◆ Task
Every line of the material has to be retyped exactly.

◆ The data
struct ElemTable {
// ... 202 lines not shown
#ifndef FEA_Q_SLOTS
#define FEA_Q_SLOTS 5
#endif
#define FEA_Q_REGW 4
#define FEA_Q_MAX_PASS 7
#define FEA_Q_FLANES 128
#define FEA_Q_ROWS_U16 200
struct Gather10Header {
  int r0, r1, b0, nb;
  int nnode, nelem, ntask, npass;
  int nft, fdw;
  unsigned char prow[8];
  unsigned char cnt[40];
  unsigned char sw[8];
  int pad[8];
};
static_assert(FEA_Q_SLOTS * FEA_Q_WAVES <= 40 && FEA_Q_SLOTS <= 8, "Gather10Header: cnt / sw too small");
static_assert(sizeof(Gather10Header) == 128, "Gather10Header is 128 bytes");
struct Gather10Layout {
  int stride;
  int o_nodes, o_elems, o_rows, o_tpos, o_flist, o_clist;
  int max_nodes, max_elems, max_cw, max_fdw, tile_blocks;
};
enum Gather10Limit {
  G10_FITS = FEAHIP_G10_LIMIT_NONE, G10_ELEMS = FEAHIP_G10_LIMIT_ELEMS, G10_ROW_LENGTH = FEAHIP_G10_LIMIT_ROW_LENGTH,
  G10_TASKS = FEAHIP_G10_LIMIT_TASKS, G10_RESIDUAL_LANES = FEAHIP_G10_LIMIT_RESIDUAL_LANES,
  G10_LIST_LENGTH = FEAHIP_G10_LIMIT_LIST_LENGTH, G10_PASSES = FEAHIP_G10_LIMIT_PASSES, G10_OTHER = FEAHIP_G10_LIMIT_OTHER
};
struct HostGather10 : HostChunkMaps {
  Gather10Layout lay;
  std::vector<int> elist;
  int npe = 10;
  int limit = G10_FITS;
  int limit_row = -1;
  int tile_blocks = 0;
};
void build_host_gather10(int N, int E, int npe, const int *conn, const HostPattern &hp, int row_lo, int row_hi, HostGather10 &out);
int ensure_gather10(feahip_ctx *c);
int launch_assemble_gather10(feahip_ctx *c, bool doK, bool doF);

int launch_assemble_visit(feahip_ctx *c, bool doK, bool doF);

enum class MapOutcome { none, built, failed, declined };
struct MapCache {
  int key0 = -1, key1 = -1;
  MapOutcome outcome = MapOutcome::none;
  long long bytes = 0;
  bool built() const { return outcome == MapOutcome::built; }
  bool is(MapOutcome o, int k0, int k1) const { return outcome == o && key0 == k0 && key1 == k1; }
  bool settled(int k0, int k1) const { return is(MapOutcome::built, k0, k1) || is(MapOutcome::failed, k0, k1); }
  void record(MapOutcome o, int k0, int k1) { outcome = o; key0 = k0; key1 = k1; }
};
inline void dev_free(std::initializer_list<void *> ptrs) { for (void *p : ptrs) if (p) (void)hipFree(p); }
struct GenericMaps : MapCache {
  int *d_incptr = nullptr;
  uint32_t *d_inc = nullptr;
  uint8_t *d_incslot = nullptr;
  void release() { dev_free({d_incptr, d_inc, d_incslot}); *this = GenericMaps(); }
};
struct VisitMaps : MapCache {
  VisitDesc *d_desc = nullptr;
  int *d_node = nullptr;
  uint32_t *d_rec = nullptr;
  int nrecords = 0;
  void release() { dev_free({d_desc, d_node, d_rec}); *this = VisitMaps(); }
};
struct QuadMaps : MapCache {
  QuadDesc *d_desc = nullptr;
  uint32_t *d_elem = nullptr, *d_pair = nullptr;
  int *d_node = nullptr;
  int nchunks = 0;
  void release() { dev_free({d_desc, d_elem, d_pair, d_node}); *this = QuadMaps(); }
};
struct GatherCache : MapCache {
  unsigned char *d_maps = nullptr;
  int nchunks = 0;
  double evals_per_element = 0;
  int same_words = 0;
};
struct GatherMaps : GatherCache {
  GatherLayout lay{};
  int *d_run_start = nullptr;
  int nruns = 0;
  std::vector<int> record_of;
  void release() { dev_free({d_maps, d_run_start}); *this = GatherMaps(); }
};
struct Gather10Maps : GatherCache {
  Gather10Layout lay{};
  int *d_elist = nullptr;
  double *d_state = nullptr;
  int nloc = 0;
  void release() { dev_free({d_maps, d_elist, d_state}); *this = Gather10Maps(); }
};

◆ Task solution
struct ElemTable {
// ... 202 lines not shown
#ifndef FEA_Q_SLOTS
#define FEA_Q_SLOTS 5
#endif
#define FEA_Q_REGW 4
#define FEA_Q_MAX_PASS 7
#define FEA_Q_FLANES 128
#define FEA_Q_ROWS_U16 200
struct Gather10Header {
  int r0, r1, b0, nb;
  int nnode, nelem, ntask, npass;
  int nft, fdw;
  unsigned char prow[8];
  unsigned char cnt[40];
  unsigned char sw[8];
  int pad[8];
};
static_assert(FEA_Q_SLOTS * FEA_Q_WAVES <= 40 && FEA_Q_SLOTS <= 8, "Gather10Header: cnt / sw too small");
static_assert(sizeof(Gather10Header) == 128, "Gather10Header is 128 bytes");
struct Gather10Layout {
  int stride;
  int o_nodes, o_elems, o_rows, o_tpos, o_flist, o_clist;
  int max_nodes, max_elems, max_cw, max_fdw, tile_blocks;
};
enum Gather10Limit {
  G10_FITS = FEAHIP_G10_LIMIT_NONE, G10_ELEMS = FEAHIP_G10_LIMIT_ELEMS, G10_ROW_LENGTH = FEAHIP_G10_LIMIT_ROW_LENGTH,
  G10_TASKS = FEAHIP_G10_LIMIT_TASKS, G10_RESIDUAL_LANES = FEAHIP_G10_LIMIT_RESIDUAL_LANES,
  G10_LIST_LENGTH = FEAHIP_G10_LIMIT_LIST_LENGTH, G10_PASSES = FEAHIP_G10_LIMIT_PASSES, G10_OTHER = FEAHIP_G10_LIMIT_OTHER
};
struct HostGather10 : HostChunkMaps {
  Gather10Layout lay;
  std::vector<int> elist;
  int npe = 10;
  int limit = G10_FITS;
  int limit_row = -1;
  int tile_blocks = 0;
};
void build_host_gather10(int N, int E, int npe, const int *conn, const HostPattern &hp, int row_lo, int row_hi, HostGather10 &out);
int ensure_gather10(feahip_ctx *c);
int launch_assemble_gather10(feahip_ctx *c, bool doK, bool doF);

int launch_assemble_visit(feahip_ctx *c, bool doK, bool doF);

enum class MapOutcome { none, built, failed, declined };
struct MapCache {
  int key0 = -1, key1 = -1;
  MapOutcome outcome = MapOutcome::none;
  long long bytes = 0;
  bool built() const { return outcome == MapOutcome::built; }
  bool is(MapOutcome o, int k0, int k1) const { return outcome == o && key0 == k0 && key1 == k1; }
  bool settled(int k0, int k1) const { return is(MapOutcome::built, k0, k1) || is(MapOutcome::failed, k0, k1); }
  void record(MapOutcome o, int k0, int k1) { outcome = o; key0 = k0; key1 = k1; }
};
inline void dev_free(std::initializer_list<void *> ptrs) { for (void *p : ptrs) if (p) (void)hipFree(p); }
struct GenericMaps : MapCache {
  int *d_incptr = nullptr;
  uint32_t *d_inc = nullptr;
  uint8_t *d_incslot = nullptr;
  void release() { dev_free({d_incptr, d_inc, d_incslot}); *this = GenericMaps(); }
};
struct VisitMaps : MapCache {
  VisitDesc *d_desc = nullptr;
  int *d_node = nullptr;
  uint32_t *d_rec = nullptr;
  int nrecords = 0;
  void release() { dev_free({d_desc, d_node, d_rec}); *this = VisitMaps(); }
};
struct QuadMaps : MapCache {
  QuadDesc *d_desc = nullptr;
  uint32_t *d_elem = nullptr, *d_pair = nullptr;
  int *d_node = nullptr;
  int nchunks = 0;
  void release() { dev_free({d_desc, d_elem, d_pair, d_node}); *this = QuadMaps(); }
};
struct GatherCache : MapCache {
  unsigned char *d_maps = nullptr;
  int nchunks = 0;
  double evals_per_element = 0;
  int same_words = 0;
};
struct GatherMaps : GatherCache {
  GatherLayout lay{};
  int *d_run_start = nullptr;
  int nruns = 0;
  std::vector<int> record_of;
  void release() { dev_free({d_maps, d_run_start}); *this = GatherMaps(); }
};
struct Gather10Maps : GatherCache {
  Gather10Layout lay{};
  int *d_elist = nullptr;
  double *d_state = nullptr;
  int nloc = 0;
  void release() { dev_free({d_maps, d_elist, d_state}); *this = Gather10Maps(); }
};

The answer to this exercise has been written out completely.